- Easily implement producer-consumer models for various tasks and perform high-performance inference
- No complex packaging, no coupling!
- YoloV8-Segment is supported
- 🚀 Cuda kernel Detect-BBox-decoding
- 🚀 Cuda kernel Segmant-Mask-decoding
- build.cu: The encapsultion of the creating TensorRT engine (FP16 or INT8)
- engine.cu: The encapsultion of the TensorRT engine
- yolo_infer.cpp: The encapsultion of the yolov8-seg inference
- yolo_trt.cpp: The encapsultion of the Memory manage of cpu and gpu
-
This part implements a producer-consumer model, which uses the queue as a shared resource to store the data produced by the producer, and the consumer takes the data from the queue for consumption.In this model, the producer and consumer are two different threads that share the same queue.A global variable buffer is defined to represent the queue with a size of buffer_size set to 10.Access to queues is protected with the mutex lock buffer_mutex to ensure that producers and consumers cannot access queues at the same time.not_full and not_empty are condition variables used to block the producer thread when the queue is full and the consumer thread when the queue is empty.It adds the video sequence to the queue.
-
Three threads:
-
1、readFrame(),is a producer thread used to read video files.The producer thread first tries to acquire the mutex and then waits on the condition variable not_full until the queue is no longer full.Once the queue is full, the producer thread adds the video frame to the queue and sends a signal to the condition variable not_empty, notifying the consumer thread that there is data available in the queue for consumption.
-
2、inference(),is a consumer thread used to reason video frames in the queue.It takes video frames from the queue and consumes them.The consumer thread also first tries to acquire the mutex and then waits on the condition variable not_empty until there is data available for consumption in the queue.Once data is available for consumption, the consumer thread removes the number from the queue and sends a signal to the condition variable not_full, notifying the producer thread that there is space in the queue to continue producing data.The consumer thread consists of two Ai models in series, namely yolov8 detection segmentation model and Zero_DCE low light compensation model.
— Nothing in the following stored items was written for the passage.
+template<int MODE, int IM>
+__global__ void __launch_bounds__(256) bc7_emit_kernel(Bc7Args a)
+{
+    typedef TaskMap<MODE, IM> TM;
+    constexpr int BPW = 64 / TM::G;
+    __shared__ uint32_t sL[4][(TM::NS == 1) ? 1 : BPW * 16];
+    const int wave = threadIdx.x >> 6, lane = threadIdx.x & 63;
+    const uint32_t nbFirst = (blockIdx.x * 4 + wave) * BPW;
+    if (nbFirst >= a.nblocks) return;
+    if (a.gate && *a.gate < a.gateMin) return;
+    const uint32_t blk = uint32_t(lane) / TM::G, region = uint32_t(lane) % TM::G;
+    const uint32_t nb = nbFirst + blk;
+    Cand c; c.err = 0xFFFFFFFFu; c.ord = 0; c.lo = 0; c.hi = 0;
+    if (nb < a.nblocks && phase_owns<MODE>(a, nb)) c = a.cands[uint64_t(nb) * NUM_SLOTS + TM::SLOT];
+    const bool won = c.err != 0xFFFFFFFFu;
+    if (!__any(won)) return;
+    if (TM::NS != 1) stage_packed<BPW>(a, nbFirst, lane, sL[wave]);
+
+    const bool useOpt = (c.ord & kParkedOpt) != 0;
+    const uint32_t ord = c.ord & ~kParkedOpt, sub = ord & 127u;
+    const uint32_t rank = (TM::NS != 1) ? sub : (MODE == 4) ? (sub >> 5) : (sub >> 4);
+    const uint32_t r = rank * TM::G + region;
+    uint32_t shape = 0, mask = 0xFFFFu, anchor = 0, rot = 0;
+    const bool active = won && task_geometry<MODE, IM, false>(a, nb, r, shape, mask, anchor, rot);
+    uint32_t myA = 0, myB = 0;
+    uint64_t myIdx1 = 0, myIdx2 = 0;
+    if (active)
+    {
+        SubsetResult res; int np; Region rg; Block16 b16;
+        uint32_t px[16];
+        if (TM::NS == 1)
+        {
+            const uint4* px4 = reinterpret_cast<const uint4*>(a.px + uint64_t(nb) * 16);
+            const uint4 q0 = px4[0], q1 = px4[1], q2 = px4[2], q3 = px4[3];
+            px[0] = q0.x; px[1] = q0.y; px[2] = q0.z; px[3] = q0.w; px[4] = q1.x; px[5] = q1.y; px[6] = q1.z; px[7] = q1.w;
+            px[8] = q2.x; px[9] = q2.y; px[10] = q2.z; px[11] = q2.w; px[12] = q3.x; px[13] = q3.y; px[14] = q3.z; px[15] = q3.w;
+        }
+        task_org<MODE, IM, false>(nullptr, (TM::NS == 1) ? px : &sL[wave][blk * 16], mask, anchor, rot, res, np, true, rg, b16,
+                                  (TM::NS == 2) ? a.seeds + uint64_t(nb) * 64 + (TM::LIST ? 32 : 0) + r
+                                                : (TM::NS == 1) ? a.seeds1 + uint64_t(nb) * 2 : a.seeds3 + uint64_t(nb) * 192 + shape * 3 + region);
+        myA = res.orgA; myB = res.orgB;
+        if (useOpt)
+        {
+            const TaskRec rec = a.recs[uint64_t(nb) * TM::TPB + r];
+            fix_pbits<MODE>(rec.A, rec.B, myA, myB);
+        }
+        if (TM::NS == 1) (void)assign_indices<MODE, IM>(b16, myA, myB, 0u, myIdx1, myIdx2);
+        else (void)assign_indices<MODE, IM>(rg, myA, myB, anchor, myIdx1, myIdx2);
+    }
+    uint32_t epA[3] = { myA, 0, 0 }, epB[3] = { myB, 0, 0 };
+    uint64_t idx1 = myIdx1;
+#pragma unroll
+    for (int s = 1; s < TM::NS; ++s)
+    {
+        epA[s] = uint32_t(__shfl_down(int(myA), s));
+        epB[s] = uint32_t(__shfl_down(int(myB), s));
+        const uint64_t oi = uint64_t(uint32_t(__shfl_down(int(uint32_t(myIdx1)), s))) |
+                            (uint64_t(uint32_t(__shfl_down(int(uint32_t(myIdx1 >> 32)), s))) << 32);
+        idx1 |= oi;
+    }
+    if (active && region == 0)
+    {
+        uint32_t anchors[3] = { 0, 0, 0 };
+        if (TM::NS == 2) anchors[1] = kAnchor2[shape];
+        if (TM::NS == 3) { anchors[1] = kAnchor3[shape] & 15; anchors[2] = kAnchor3[shape] >> 4; }
+        c.ord = ord;
+        emit_block<MODE>(shape, rot, IM, epA, epB, idx1, myIdx2, anchors, c.lo, c.hi);
+        a.cands[uint64_t(nb) * NUM_SLOTS + TM::SLOT] = c;
+    }
+}
+
+#if defined(DXTEX_DEV)
+template<int MODE, int IM>
+__global__ void __launch_bounds__(256, (MODE == 4 || MODE == 5) ? DXTEX_PP45_WGS : 1) bc7_post_full_kernel(Bc7Args a)
 {
     typedef TaskMap<MODE, IM> TM;
     constexpr int BPW = (TM::TPB >= 64) ? 1 : 64 / TM::TPB;
@@ -1221,6 +1373,7 @@
         }
     }
 }
+#endif
 
 template<bool RGBA>
 __global__ void __launch_bounds__(256) bc7_block_seeds_kernel(Bc7Args a)
@@ -1336,7 +1489,7 @@
 };
 
 template<int MODE, int IM>
-void launch_mode(const Bc7Args& a0, hipStream_t stream, KernelMarks* marks, const char* const (&names)[7])
+void launch_mode(const Bc7Args& a0, hipStream_t stream, KernelMarks* marks, const char* const (&names)[8])
 {
     typedef TaskMap<MODE, IM> TM;
     constexpr int BPW = (TM::TPB >= 64) ? 1 : 64 / TM::TPB;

Zero_DCE determines whether the light is too low by detecting the average brightness of the image. If the light is lower than the threshold, the low light compensation is turned on.
-
3、postprocess(),is a post-processing thread, mainly used to write video files.
-
In the main function (), we create three threads, one for the producer thread readFrame(), one for the consumer thread inference(), and one for the postprocessing thread postprocess() after inference.Wait for three more threads to finish executing, and use the join() function to wait for the thread to finish executing.
- yolov8-seg model (80 classes) has two heads outputs: Bbox Head , Segmant head
- Bbox Head :(batchsize * 116 * 8400)
- Segmant head :(batchsize * 32 * 160 * 160)
- What dimension we need is below(See Step 1):
- Bbox Head :(batchsize * 8400 * 116)
- Segmant head :(batchsize * 32 * 160 * 160)
python v8trans.py yolov8s-seg.onnx
cmake -S . -B build
cmake --build build
./build/build --onnx_file=yolov8s_seg.onnx
./build/yolov8_seg --yolov8 weights/yolov8s_seg.engine --vid_dir videos/